We find Kinnaman’s character, who commanded the failed landing of Apollo 10, working to recruit the next generation of NASA astronauts – all while helping to avoid nuclear war.“You take a character and you get to know him and I feel like I’ve got him pretty much down,” says Kinnaman. “And then you jump ten years – and also ten years after a tremendous loss, a life altering loss, so where do those ten years take you?
“Of course, the writers have some great ideas, but define how a person changes over ten years. Their physicality?
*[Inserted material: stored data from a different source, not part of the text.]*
GF_DHD inline uint8_t jclass(int c) {
  switch (c) {
    case ' ': return JC_WS;
    case '\t': case '\n': case '\r': return JC_WSC;
    case '{': return JC_LBRACE;
    case '}': return JC_RBRACE;
    case '[': return JC_LBRACK;
    case ']': return JC_RBRACK;
    case '"': return JC_QUOTE;
    case ',': return JC_COMMA;
    case ':': return JC_COLON;
    case '\\': return JC_BSL;
    default: break;
  }
  if (c < 0x20) return JC_CTRL;
  if (c >= 0x80) return JC_HIGH;
  if ((c >= '0' && c <= '9') || (c >= 'a' && c <= 'z') || (c >= 'A' && c <= 'Z') || c == '+' || c == '-' || c == '.')
    return JC_TOK;
  return JC_OTHER;
}
GF_DHD inline uint8_t jtrans(int st, int cl) {
  auto E = [](int n, int act) { return (uint8_t)(n | act << 4); };
  if (st == JS_VSTR || st == JS_KSTR) {
    if (cl == JC_QUOTE) return st == JS_VSTR ? E(JS_AFT, 0) : E(JS_COLON, JA_KEY_END);
    if (cl == JC_BSL || cl == JC_WSC || cl == JC_CTRL) return E(JS_ERR, 0);
    return E(st, 0);
  }
  if (st == JS_TOK) {
    if (cl == JC_TOK) return E(JS_TOK, 0);
    st = JS_AFT;
  }
  if (cl == JC_WS || cl == JC_WSC) return E(st, 0);
  switch (st) {
    case JS_VAL: case JS_ARR0:
      if (cl == JC_LBRACE) return E(JS_OBJ0, JA_PUSH_OBJ);
      if (cl == JC_LBRACK) return E(JS_ARR0, JA_PUSH_ARR);
      if (cl == JC_QUOTE) return E(JS_VSTR, 0);
      if (cl == JC_TOK) return E(JS_TOK, 0);
      if (st == JS_ARR0 && cl == JC_RBRACK) return E(JS_AFT, JA_POP_ARR);
      return E(JS_ERR, 0);
    case JS_OBJ0:
      if (cl == JC_QUOTE) return E(JS_KSTR, JA_KEY_BEGIN);
      if (cl == JC_RBRACE) return E(JS_AFT, JA_POP_OBJ);
      return E(JS_ERR, 0);
    case JS_KEY: return cl == JC_QUOTE ? E(JS_KSTR, JA_KEY_BEGIN) : E(JS_ERR, 0);
    case JS_COLON: return cl == JC_COLON ? E(JS_VAL, 0) : E(JS_ERR, 0);
    case JS_AFT:
      if (cl == JC_COMMA) return E(JS_VAL, JA_COMMA);
      if (cl == JC_RBRACE) return E(JS_AFT, JA_POP_OBJ);
      if (cl == JC_RBRACK) return E(JS_AFT, JA_POP_ARR);
      return E(JS_ERR, 0);
    default: return E(JS_ERR, 0);
  }
}
GF_DHD inline uint8_t jtok_trans(int t, int b) {
  const bool dig = b >= '0' && b <= '9', e = b == 'e' || b == 'E';
  const bool let = (b >= 'a' && b <= 'z') || (b >= 'A' && b <= 'Z');
  switch (t) {
    case TS_IDLE:
      if (b == '"') return TS_S0;
      if (b == '-') return TS_MINUS;
      if (b == '0') return TS_ZERO;
      if (dig) return TS_INT;
      if (b == 't' || b == 'f' || b == 'n') return TS_LIT;
      return TS_ERR;
    case TS_S0:
      if (b < 0x80) return TS_S0;
      if ((b & 0xE0) == 0xC0) return TS_NEED1;
      if ((b & 0xF0) == 0xE0) return TS_NEED2;
      if ((b & 0xF8) == 0xF0) return TS_NEED3;
      return TS_ERR;
    case TS_NEED1: return (b & 0xC0) == 0x80 ? TS_S0 : TS_ERR;
    case TS_NEED2: return (b & 0xC0) == 0x80 ? TS_NEED1 : TS_ERR;
    case TS_NEED3: return (b & 0xC0) == 0x80 ? TS_NEED2 : TS_ERR;
    case TS_MINUS: return b == '0' ? TS_ZERO : dig ? TS_INT : TS_ERR;
    case TS_ZERO: return b == '.' ? TS_DOT : e ? TS_E : TS_ERR;
    case TS_INT: return dig ? TS_INT : b == '.' ? TS_DOT : e ? TS_E : TS_ERR;
    case TS_DOT: return dig ? TS_FRAC : TS_ERR;
    case TS_FRAC: return dig ? TS_FRAC : e ? TS_E : TS_ERR;
    case TS_E: return dig ? TS_EXP1 : (b == '+' || b == '-') ? TS_ESIGN : TS_ERR;
    case TS_ESIGN: return dig ? TS_EXP1 : TS_ERR;
    case TS_EXP1: return dig ? TS_EXP2 : TS_ERR;
    case TS_EXP2: return TS_ERR;
    case TS_LIT: return let ? TS_LIT : TS_ERR;
    default: return TS_ERR;
  }
}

Their outlook on life in relationship to other people?“ It’s a challenge, but it’s also what’s so rewarding and fun to explore.” Away from the perils and adrenaline of the space race, audiences can expect their fair share of emotion following on from the loss of Edward and Karen’s son during season one.
“Our show uses space as the backdrop and the metaphor for each individual character and what they’re going through,” says VanSanten, 35.“There’s so much tension and uncertainty in between the relationships on the show and within each character, so, that as a backdrop, compounded on top of what each partnership is going through, I’d definitely say it’s a cold war amongst many of us characters within and externally.”
It’s a partnership that brought with it its own set of unique emotional hurdles according to Kinnaman.“There were some particular challenges for me and I think for Shantel as well,” notes the actor.
“We were portraying a family going through a horrible loss – and I think that’s always very difficult.“I don’t think I’ve ever really had to dig as deep emotionally as some of these scenes demanded, but I was fortunate to have an incredible scene partner in Shantel that really helped us to descend into those depths.”
In many ways, the aspect that posed the greatest challenge for VanSanten was accepting her character, flaws and all.“I want to grow, I want to be fearful and not know how I’m going to play scenes or characters and kind of discover it,” she says.
“It lives in your bones and it becomes a part of you that you never could have anticipated and now you can’t live without – and that was Karen for me.“I didn’t necessarily like her when I first met her.
“When I first read her on the page, and through a lot of empathy and trying to understand where her reactions and thoughts and feelings came from, realising that it was based in fear, I understood her better and realised I was a lot more like her than I wanted to admit.”
Between NASA’s female-led diversity push that continues into series two and the show of strength from members of the “astronaut wives club” as it’s so often referred to, For All Mankind is a show that in many respects hands the power back to its female characters.
“I think it really pushed us females to the forefront,” says VanSanten. “Ron Moore’s known for writing very strong female driven characters. “While doing press for season one, I was very much ‘So, I’m Karen Baldwin, I’m the housewife’ and there’s such a strong stigma to that – the astronaut wives club or the housewife.
“Because us, as modern feminist women, don’t understand the pride that there was in that role; in leading the household, in wearing the pants behind the scenes and making sure everything runs and having children.“And I really leaned into it and looked up to my grandmother – she was that woman and I think of what an inspiration she was for me.”For All Mankind season two airs on 19 February, exclusively on Apple TV+.